*** LISTED ENTRIES

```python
class DsrError(RuntimeError):
    def __init__(self, status, message):
        super().__init__(f"dsr status {status}: {message}")
        self.status = status


# ... 524 lines not shown
        st = Stats()
        self._check(self.api.get_stats(self._h, C.byref(st)))
        return st

    def dump_hash_table(self):
        out = np.empty(self.no_total_entries, HASH_ENTRY_DTYPE)
        self._check(self.api.dump_hash_table(self._h, _ptr(out)))
        return out

    def dump_visible_list(self, freeview=False):
        ids = np.empty(self.no_blocks, np.int32)
        n = C.c_int32(0)
        self._check(self.api.dump_visible_list(self._h, int(freeview), _ptr(ids), C.byref(n)))
        return ids[: n.value].copy()

    def dump_visible_types(self):
        out = np.empty(self.no_total_entries, np.uint8)
        self._check(self.api.dump_visible_types(self._h, _ptr(out)))
        return out

    def dump_voxel_blocks(self, first_block=0, n_blocks=None):
        if n_blocks is None:
            n_blocks = self.no_blocks - first_block
        out = np.empty((n_blocks, BLOCK_SIZE3), VOXEL_DTYPE)
        self._check(self.api.dump_voxel_blocks(self._h, int(first_block), int(n_blocks), _ptr(out)))
        return out

    def dump_allocation_lists(self):
        v = np.empty(self.no_blocks, np.int32)
        x = np.empty(self.settings.excess_list_size, np.int32)
# ... 323 lines not shown
```

Baseline: 3698 frames/s.

## Partition visible blocks into screen bands to overlap integrate with raycast

Adds a kernel that sorts visible blocks into screen-column bands by their projected footprint. Integration runs once per band with an event after each, and the raycast for each band starts on a side stream as soon as its band is integrated, so raycast overlaps the remaining integration. Blocks that span more than two bands go to band 0 so they are finished first. This costs an extra partition kernel, more launches and events, and a conservative footprint test that must be correct or the output changes. It is enabled by default only for large volumes (at least 2^20 blocks) without swapping.

After: 3171 frames/s. -14.2%, worse.

```diff
diff --git a/__graft_entry__.py b/__graft_entry__.py
--- a/__graft_entry__.py
+++ b/__graft_entry__.py
@@ -9,7 +9,7 @@
                "dsr_eval.hip", "dsr_snapshot.hip", "dsr_merge.hip"]
 HIP_HEADERS = ["dsr_internal.h", "dsr_device.h", "k_alloc.h", "k_small.h", "k_batch.h", "k_composite.h", "k_decay.h", "k_edges.h", "k_integrate.h",
                "k_raycast.h", "k_swap.h", "k_mesh.h", "mc_tables.h", "k_track.h", "k_batch_track.h", "dsr_math.h", "k_eval.h",
-               "k_batch_gc.h", "k_snapshot.h", "k_mesh_complete.h", "k_merge.h"]
+               "k_batch_gc.h", "k_snapshot.h", "k_mesh_complete.h", "k_merge.h", "k_bands.h"]
 HIPCC_COMPILE_FLAGS = ["--offload-arch=gfx950", "-O3", "-std=c++17", "-fPIC", "-ffp-contract=off", "-fno-slp-vectorize",
                        "-fno-fast-math", "-Wall", "-Wno-unused-function"]
 HIPCC_FLAGS = HIPCC_COMPILE_FLAGS + ["-shared"]
diff --git a/dynslam_amd/csrc/dsr_engine.hip b/dynslam_amd/csrc/dsr_engine.hip
--- a/dynslam_amd/csrc/dsr_engine.hip
+++ b/dynslam_amd/csrc/dsr_engine.hip
@@ -12,6 +12,7 @@
 #include "k_mesh.h"
 #include "k_mesh_complete.h"
 #include "k_small.h"
+#include "k_bands.h"
 #include "k_batch.h"
 #include "k_batch_gc.h"
 #include "../../include/dsr_track.h"
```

******

**PROBLEM TO SOLVE**
Nothing but an exact copy of the lines from the start of the entries through the line containing "## Partition visible" belongs in the response.

**OUTPUT FOR THIS EXERCISE**
```python
class DsrError(RuntimeError):
    def __init__(self, status, message):
        super().__init__(f"dsr status {status}: {message}")
        self.status = status


# ... 524 lines not shown
        st = Stats()
        self._check(self.api.get_stats(self._h, C.byref(st)))
        return st

    def dump_hash_table(self):
        out = np.empty(self.no_total_entries, HASH_ENTRY_DTYPE)
        self._check(self.api.dump_hash_table(self._h, _ptr(out)))
        return out

    def dump_visible_list(self, freeview=False):
        ids = np.empty(self.no_blocks, np.int32)
        n = C.c_int32(0)
        self._check(self.api.dump_visible_list(self._h, int(freeview), _ptr(ids), C.byref(n)))
        return ids[: n.value].copy()

    def dump_visible_types(self):
        out = np.empty(self.no_total_entries, np.uint8)
        self._check(self.api.dump_visible_types(self._h, _ptr(out)))
        return out

    def dump_voxel_blocks(self, first_block=0, n_blocks=None):
        if n_blocks is None:
            n_blocks = self.no_blocks - first_block
        out = np.empty((n_blocks, BLOCK_SIZE3), VOXEL_DTYPE)
        self._check(self.api.dump_voxel_blocks(self._h, int(first_block), int(n_blocks), _ptr(out)))
        return out

    def dump_allocation_lists(self):
        v = np.empty(self.no_blocks, np.int32)
        x = np.empty(self.settings.excess_list_size, np.int32)
# ... 323 lines not shown
```

Baseline: 3698 frames/s.

## Partition visible blocks into screen bands to overlap integrate with raycast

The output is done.